Devo confessar que poucas vezes na vida encontrei tanto estímulo para escrever como na coluna do Max Gehringer a que me referi no primeiro post sobre esse assunto. A segunda pergunta que ele respondeu foi de alguém chamado Grégor, que pedia uma explicação para o fato de, seis meses depois da formatura, apenas 3, entre 80 colegas, terem conseguido emprego - o Max foi ótimo, afirmando o óbvio: há poucas vagas, ora bolas. O que você acha que as empresas deviam fazer? Aumentar o número de vagas cada vez que uma turma de formandos jogasse seus capelos para o alto em algum auditório bonitinho?

600px-Education_-_Grad_Hat.svgCapelo não é crachá nem carteira funcional.

Mas eu diria ao Grégor (ou, mais precisamente, aos leitores do blog de atitude) que essa pergunta que ele fez esconde (ou revela) um sério problema de atitude profissional. Será que vocês, assim como o Grégor, acham que emprego é uma espécie de prêmio que se concede a alguém por terminar um curso profissionalizante, universitário ou não? Temos, então, um sério problema de gestão de expectativas a resolver aqui.

Quando nos matriculamos em um curso (do maternal ao curso para casais gestantes oferecido pela maternidade local, passando pelo cursinho pré-vestibular, pela classe de catecúmenos e pelo pós-doutorado em astrofísica aplicada à gestão de escolas de samba), não importa o que a propaganda diga, a única promessa válida é a que corresponde à natureza dos cursos: conhecimento(s), habilidade(s) e um certificado ou diploma, além do respectivo recibo pelo pagamento das mensalidades ou anuidades. A consequência natural de um curso não é um emprego, não importa o que lhe tenham dito.

A pergunta do Grégor é absurda. É quase como se ele perguntasse: porque, chovendo como chove na região amazônica, vende-se tão poucos guarda-chuvas ali, comparativamente com São Paulo? É “elementar, meu caro Watson“: guarda-chuvas não são produzidos em relação com a precipitação pluviométrica, mas em relação com a população que não quer molhar-se. E são 40 milhões no estado de São Paulo, contra 15 milhões em toda a região norte do país (incluindo um bocado de tribos indígenas que não ligam a mínima para molhar-se ou não).

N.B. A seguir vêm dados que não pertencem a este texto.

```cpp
#ifndef FD_LVC_XCD_RUN
#define FD_LVC_XCD_RUN 8
#endif
template <int R = FD_LVC_XCD_RUN>
__device__ __forceinline__ int lvc_tile_of_workgroup()
{
    constexpr int G = 8 * R;
    const int n = blockIdx.x;
    if constexpr (R <= 1) return n;
    const int g0 = (n / G) * G;
    return (g0 + G <= (int)gridDim.x) ? g0 + (n % 8) * R + (n / 8) % R : n;
}

}
#endif
```

### fastdiff_amd/csrc/fd_kernels_dblock.hip

```cpp
#include "fd_kernels_common.h"

namespace fdk_fast {

constexpr int DB_LD = 136;
constexpr int DB_STRIDE = 114;

template <int DIL, bool LRELU>
__device__ __forceinline__ void conv96_tile(f32x16 &acc, const float4 (&wa)[12], const float *in, int ld, int col, int hi)
{
    const int o[3] = {opaque(hi * ld + col - DIL), opaque(hi * ld + col), opaque(hi * ld + col + DIL)};
#pragma unroll
    for (int s = 0; s < 48; ++s) {
        const int tap = s >> 4, c2 = (2 * s) & 31;
        float v = in[o[tap] + c2 * ld];
        if (LRELU) v = lrelu(v, 0.2f);
        acc = mfma32(f4c(wa[s >> 2], s & 3), v, acc);
    }
}

template <int F>
__global__ void __launch_bounds__(256, 2) k_dblock(const float *__restrict__ xin, float *__restrict__ out,
                                                   const float *__restrict__ p0, const float *__restrict__ p1,
                                                   const float *__restrict__ p2, const float *__restrict__ pr,
                                                   const float *__restrict__ b0, const float *__restrict__ b1,
// ... 87 lines not shown
}
__device__ __forceinline__ void store_act_h2(char *img, const f32x16 &ah, const f32x16 &al, int c, int hi, bool inside, float &mx)
{
    const int row = 4 + c;
#pragma unroll
    for (int j = 0; j < 4; ++j) {
        float v[4];
#pragma unroll
        for (int i = 0; i < 4; ++i) {
            v[i] = inside ? lrelu(fmaf(al[4 * j + i], GX_INV_SCALE, ah[4 * j + i]), 0.2f) : 0.0f;
            mx = fmaxf(mx, fabsf(v[i]));
        }
        uint2 ph, pl;
        split2(v[0], v[1], ph.x, pl.x);
        split2(v[2], v[3], ph.y, pl.y);
        *reinterpret_cast<uint2 *>(img + h2_off(row, j) + 8 * hi) = ph;
        *reinterpret_cast<uint2 *>(img + h2_off(row, 4 + j) + 8 * hi) = pl;
    }
}

#ifndef FD_DBLOCK_OCC
#define FD_DBLOCK_OCC 3
#endif
template <int F, bool AUDIO>
__global__ void __launch_bounds__(256, FD_DBLOCK_OCC) k_dblock_h2(const float *__restrict__ xin, float *__restrict__ out,
                                                      const float4 *__restrict__ p0, const float4 *__restrict__ p1,
                                                      const float4 *__restrict__ p2, const float4 *__restrict__ pr,
                                                      const float *__restrict__ b0, const float *__restrict__ b1,
                                                      const float *__restrict__ b2, const float *__restrict__ br, int Lin, int Lo,
                                                      int *__restrict__ range_flag, const int *__restrict__ lens, int per_frame,
                                                      const float *__restrict__ audio, const float *__restrict__ fw,
                                                      const float *__restrict__ fb)
{
    __shared__ __attribute__((aligned(16))) char xl[DBH_ROWS * 128];
    __shared__ __attribute__((aligned(16))) char xr[DBH_ROWS * 128];
    __shared__ __attribute__((aligned(16))) char ha[DBH_ROWS * 128];
    const int b = blockIdx.y, tid = threadIdx.x, lane = tid & 63, wave = tid >> 6, l31 = lane & 31, hi = lane >> 5;
    const int pbase = blockIdx.x * DB_STRIDE - 7;
    const int Lob = lens ? lens[b] * per_frame : Lo;
    if (blockIdx.x * DB_STRIDE >= Lob || skip_after_previous_overflow(range_flag)) return;
    float mx = 0.0f;
    __shared__ float fwl[AUDIO ? 256 : 1];
    if constexpr (AUDIO) {
        fwl[tid] = tid < 224 ? fw[tid] : fb[tid - 224];
        __syncthreads();
    }
    {
        float v[2][8];
#pragma unroll
        for (int k = 0; k < 2; ++k) {
            const int u = k * 256 + tid, cg = u >> 7, cc = u & 127, p = pbase + cc;
            const bool ok = p >= 0 && p < Lob;
            if (AUDIO) {
                const int Lb = Lob * F, t = p * F;
                const float *xa = audio + (int64_t)b * Lin;
                float xv[7];
#pragma unroll
                for (int i = 0; i < 7; ++i) xv[i] = (ok && t - 3 + i >= 0 && t - 3 + i < Lb) ? xa[t - 3 + i] : 0.0f;
                const int o0 = __builtin_amdgcn_readfirstlane(cg) * 8;
#pragma unroll
                for (int c = 0; c < 8; ++c) {
                    float r = fwl[224 + o0 + c];
#pragma unroll
                    for (int i = 0; i < 7; ++i) r += fwl[(o0 + c) * 7 + i] * xv[i];
                    v[k][c] = ok ? r : 0.0f;
                }
            } else {
#pragma unroll
                for (int c = 0; c < 8; ++c) v[k][c] = ok ? xin[((int64_t)b * fd::C + cg * 8 + c) * Lin + (int64_t)p * F] : 0.0f;
            }
        }
        if (tid < 128) {
            const int g = tid >> 4, row = g < 4 ? g : 128 + g, part = tid & 15;
            *reinterpret_cast<uint2 *>(xl + row * 128 + part * 8) = make_uint2(0u, 0u);
            *reinterpret_cast<uint2 *>(xr + row * 128 + part * 8) = make_uint2(0u, 0u);
            *reinterpret_cast<uint2 *>(ha + row * 128 + part * 8) = make_uint2(0u, 0u);
        }
#pragma unroll
        for (int k = 0; k < 2; ++k) {
            const int u = k * 256 + tid, cg = u >> 7, cc = u & 127;
            float a[8];
#pragma unroll
            for (int c = 0; c < 8; ++c) { mx = fmaxf(mx, fabsf(v[k][c])); a[c] = lrelu(v[k][c], 0.2f); }
            float4 ph, pl;
            split8(v[k], ph, pl);
            *reinterpret_cast<float4 *>(xr + h2_off(4 + cc, cg)) = ph;
            *reinterpret_cast<float4 *>(xr + h2_off(4 + cc, 4 + cg)) = pl;
            split8(a, ph, pl);
            *reinterpret_cast<float4 *>(xl + h2_off(4 + cc, cg)) = ph;
            *reinterpret_cast<float4 *>(xl + h2_off(4 + cc, 4 + cg)) = pl;
        }
    }
    __syncthreads();
    const int c = wave * 32 + l31;
    const int p = pbase + c;
    const bool inside = (p >= 0 && p < Lob);
    float4 wa[2][6];
    f32x16 ah, al;
    auto load_w = [&](const float4 *pk) {
#pragma unroll
        for (int q = 0; q < 2; ++q)
#pragma unroll
            for (int kg = 0; kg < 6; ++kg) wa[q][kg] = pk[(q * 6 + kg) * 64 + lane];
    };
    load_w(p0);
#pragma unroll
    for (int r = 0; r < 16; ++r) { ah[r] = b0[drow(r, hi)]; al[r] = 0.0f; }
    conv96_h2<1>(ah, al, wa, xl, c, hi);
    store_act_h2(ha, ah, al, c, hi, inside, mx);
    __syncthreads();
    load_w(p1);
#pragma unroll
    for (int r = 0; r < 16; ++r) { ah[r] = b1[drow(r, hi)]; al[r] = 0.0f; }
    conv96_h2<2>(ah, al, wa, ha, c, hi);
    store_act_h2(xl, ah, al, c, hi, inside, mx);
    __syncthreads();
    load_w(p2);
#pragma unroll
    for (int r = 0; r < 16; ++r) { ah[r] = b2[drow(r, hi)] + br[drow(r, hi)]; al[r] = 0.0f; }
    conv96_h2<4>(ah, al, wa, xl, c, hi);
    {
        float4 wr[2][2];
#pragma unroll
        for (int q = 0; q < 2; ++q)
#pragma unroll
            for (int kg = 0; kg < 2; ++kg) wr[q][kg] = pr[(q * 2 + kg) * 64 + lane];
#pragma unroll
        for (int kg = 0; kg < 2; ++kg) {
            const float4 x1 = *reinterpret_cast<const float4 *>(xr + h2_off(4 + c, kg * 2 + hi));
            const float4 x2 = *reinterpret_cast<const float4 *>(xr + h2_off(4 + c, 4 + kg * 2 + hi));
            ah = mfma_f16(wr[0][kg], x1, ah);
            al = mfma_f16(wr[0][kg], x2, al);
            al = mfma_f16(wr[1][kg], x1, al);
        }
    }
    if (inside && c >= 7 && c < 7 + DB_STRIDE) {
#pragma unroll
        for (int r = 0; r < 16; ++r) out[((int64_t)b * fd::C + drow(r, hi)) * Lo + p] = fmaf(al[r], GX_INV_SCALE, ah[r]);
    }
    if (!(mx < GX_LIMIT)) atomicOr(range_flag, 1);
}

}

namespace fdk {
using namespace fdk_fast;

hipError_t fast_dblock(const Launch &L, int d, int B, int T, const float *audio)
{
    fd_context *c = L.ctx;
    const DevWeights &w = c->w;
    int Lin = T * fd::HOPT;
    for (int i = 0; i < d; ++i) Lin /= fd::down_factor(i);
    const int f = fd::down_factor(d), Lo = Lin / f;
    const dim3 grid((Lo + DB_STRIDE - 1) / DB_STRIDE, B);
    const int *run_if = nullptr;
    const char *n4 = "dblock_f4", *n8 = "dblock_f8";
    const int *lens = L.mode->ragged ? c->ws.lens_dev : nullptr;
    const Pipe pipe = fd_pipe(*L.mode, L.mode->conv_f16 && w.dblock_f16_ok, 13 + d);
    if (pipe != PIPE_F32_ONLY) {
        int *flag = c->ws.range_flag + 13 + d;
        const float4 *q0 = reinterpret_cast<const float4 *>(w.down_h2[d][0]), *q1 = reinterpret_cast<const float4 *>(w.down_h2[d][1]),
                     *q2 = reinterpret_cast<const float4 *>(w.down_h2[d][2]), *q3 = reinterpret_cast<const float4 *>(w.down_h2[d][3]);
// ... 3 lines not shown
                      w.down[d].conv[1].b, w.down[d].conv[2].b, w.down[d].res.b, Lin, Lo, flag, lens, Lo / T, audio,
                      (const float *)w.first.w, (const float *)w.first.b);
        else if (f == 4)
            FD_LAUNCH(L, n4, (k_dblock_h2<4, false>), grid, dim3(256), 0, c->ws.a[d], c->ws.a[d + 1], q0, q1, q2, q3, w.down[d].conv[0].b,
                      w.down[d].conv[1].b, w.down[d].conv[2].b, w.down[d].res.b, Lin, Lo, flag, lens, Lo / T, none, none, none);
        else
            FD_LAUNCH(L, n8, (k_dblock_h2<8, false>), grid, dim3(256), 0, c->ws.a[d], c->ws.a[d + 1], q0, q1, q2, q3, w.down[d].conv[0].b,
                      w.down[d].conv[1].b, w.down[d].conv[2].b, w.down[d].res.b, Lin, Lo, flag, lens, Lo / T, none, none, none);
        run_if = flag;
        n4 = n8 = "dblock_fp32_fallback";
        if (pipe == PIPE_F16_ONLY) return hipSuccess;
    }
    if (f == 4)
        FD_LAUNCH(L, n4, k_dblock<4>, grid, dim3(256), 0, c->ws.a[d], c->ws.a[d + 1], w.down_pack[d][0], w.down_pack[d][1],
                  w.down_pack[d][2], w.down_pack[d][3], w.down[d].conv[0].b, w.down[d].conv[1].b, w.down[d].conv[2].b,
                  w.down[d].res.b, Lin, Lo, run_if, lens, Lo / T);
    else
        FD_LAUNCH(L, n8, k_dblock<8>, grid, dim3(256), 0, c->ws.a[d], c->ws.a[d + 1], w.down_pack[d][0], w.down_pack[d][1],
                  w.down_pack[d][2], w.down_pack[d][3], w.down[d].conv[0].b, w.down[d].conv[1].b, w.down[d].conv[2].b,
                  w.down[d].res.b, Lin, Lo, run_if, lens, Lo / T);
    return hipSuccess;
}

}
```

### fastdiff_amd/csrc/fd_kernels_first_final.hip

```cpp
#include "fd_kernels_common.h"

namespace fdk_fast {

__global__ void __launch_bounds__(256) k_first_conv(const float *__restrict__ x, const float *__restrict__ w,
                                                    const float *__restrict__ bias, float *__restrict__ a0, int L,
                                                    const int *__restrict__ lens, StepParams *advance, int *__restrict__ range_flags)
{
    if (advance && blockIdx.x == 0 && blockIdx.y == 0) {
        if (threadIdx.x == 0) advance->step_idx += 1;
        if (threadIdx.x < 32) {
            const int f = range_flags[threadIdx.x];
            range_flags[32 + threadIdx.x] = f;
            range_flags[64 + threadIdx.x] |= f;
            range_flags[threadIdx.x] = 0;
        }
    }
    __shared__ float wl[fd::C * 8];
    {
        const int o = threadIdx.x >> 3, k = threadIdx.x & 7;
        wl[threadIdx.x] = k < 7 ? w[o * 7 + k] : bias[o];
        __syncthreads();
    }
    const int b = blockIdx.y;
    const int t0 = (blockIdx.x * 256 + threadIdx.x) * 4;
    const int Lb = lens ? lens[b] * fd::HOPT : L;
    if (t0 >= Lb) return;
    const float *xr = x + (int64_t)b * L;
    float xv[10];
#pragma unroll
    for (int i = 0; i < 10; ++i) {
        const int p = t0 - 3 + i;
        xv[i] = (p >= 0 && p < Lb) ? xr[p] : 0.0f;
    }
#pragma unroll 4
    for (int o = 0; o < fd::C; ++o) {
        float wv[7];
#pragma unroll
        for (int k = 0; k < 7; ++k) wv[k] = wl[o * 8 + k];
        const float bv = wl[o * 8 + 7];
        float4 r = make_float4(bv, bv, bv, bv);
#pragma unroll
        for (int k = 0; k < 7; ++k) {
            r.x += wv[k] * xv[k]; r.y += wv[k] * xv[k + 1]; r.z += wv[k] * xv[k + 2]; r.w += wv[k] * xv[k + 3];
        }
        lvc_st<64>(reinterpret_cast<float4 *>(a0 + ((int64_t)b * fd::C + o) * L + t0), r);
    }
}


__global__ void __launch_bounds__(256) k_final_acc(float *__restrict__ eps_acc, const float *__restrict__ bias, float *__restrict__ eps_out,
                                                   float *__restrict__ xstate, const StepParams *params, int sampler, int L,
                                                   const int *__restrict__ lens, const int *__restrict__ overflow)
{
    const int b = blockIdx.y;
    const int t0 = (blockIdx.x * 256 + threadIdx.x) * 4;
    const int Lb = lens ? lens[b] * fd::HOPT : L;
    if (t0 >= Lb) return;
    const int64_t i4 = ((int64_t)b * L + t0) >> 2;
    float4 acc = reinterpret_cast<const float4 *>(eps_acc)[i4];
    reinterpret_cast<float4 *>(eps_acc)[i4] = make_float4(0.f, 0.f, 0.f, 0.f);
    if (*overflow) return;
    const float bv = bias[0];
    acc = make_float4(acc.x + bv, acc.y + bv, acc.z + bv, acc.w + bv);
    if (!sampler) {
        reinterpret_cast<float4 *>(eps_out)[i4] = acc;
    } else {
        const float4 xv = reinterpret_cast<const float4 *>(xstate)[i4];
        reinterpret_cast<float4 *>(xstate)[i4] = fdk::sampler_update4(xv, acc, params, b, (int64_t)(t0 >> 2));
    }
// ... 80 lines not shown
```

Baseline: 10140 x real-time.

## Co-schedule first conv and first downsample block in one interleaved launch

Adds a combined kernel whose 1-D grid interleaves blocks of the first dblock (which recomputes the first conv from audio inline) with blocks of the first conv that write a0 for later consumers. This removes one launch and the dependency between the two, so both can run concurrently on the GPU. Deferred sampler-advance fusion is turned off while this path is active, which may add a separate advance launch. The body code is factored into shared device functions so the old kernels keep working.

```diff
diff --git a/fastdiff_amd/csrc/fd_api.cpp b/fastdiff_amd/csrc/fd_api.cpp
--- a/fastdiff_amd/csrc/fd_api.cpp
+++ b/fastdiff_amd/csrc/fd_api.cpp
@@ -346,8 +346,11 @@
     Workspace &ws = L.ctx->ws;
     hipError_t e;
     const bool hoisted = L.mode->hoist_np > 1;
-    if ((e = first_conv(L, io, B, T)) != hipSuccess) return e;
-    for (int d = 0; d < fd::NBLK; ++d)
+    const bool pair_a = io.sampler && pair_a_active(*L.mode, L.ctx->w);
+    if (pair_a) {
+        if ((e = fast_pair_dblock_first(L, io, B, T)) != hipSuccess) return e;
+    } else if ((e = first_conv(L, io, B, T)) != hipSuccess) return e;
+    for (int d = pair_a ? 1 : 0; d < fd::NBLK; ++d)
         if ((e = dblock(L, io, d, B, T)) != hipSuccess) return e;
     if (!hoisted) {
         if ((e = kp_front(L, io, B, T)) != hipSuccess) return e;
@@ -497,7 +500,7 @@
         if (m.hoist_chunk) m.hoist_np = steps;
         return m;
     };
-    const bool defer_advance = mode.fuse_advance && mode.fast[ST_FIRST];
+    const bool defer_advance = mode.fuse_advance && mode.fast[ST_FIRST] && !pair_a_active(mode, h->w);
     auto enqueue_piece = [&](const fdk::Launch &L, int steps) -> hipError_t {
         const int np = L.mode->hoist_chunk ? L.mode->hoist_np : 1;
         hipError_t e = hipSuccess;
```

Emprego é uma demanda por competências (conhecimentos, habilidades e atitudes) tanto mais valiosas quanto mais raras. Então, como alguém consegue diferenciar-se, tornando rara e valiosa a sua competência? Como ser um dos 3 numa turma de 80? Atitude, meus caros: a única, das três variáveis, que não pode ser transformada em commodity.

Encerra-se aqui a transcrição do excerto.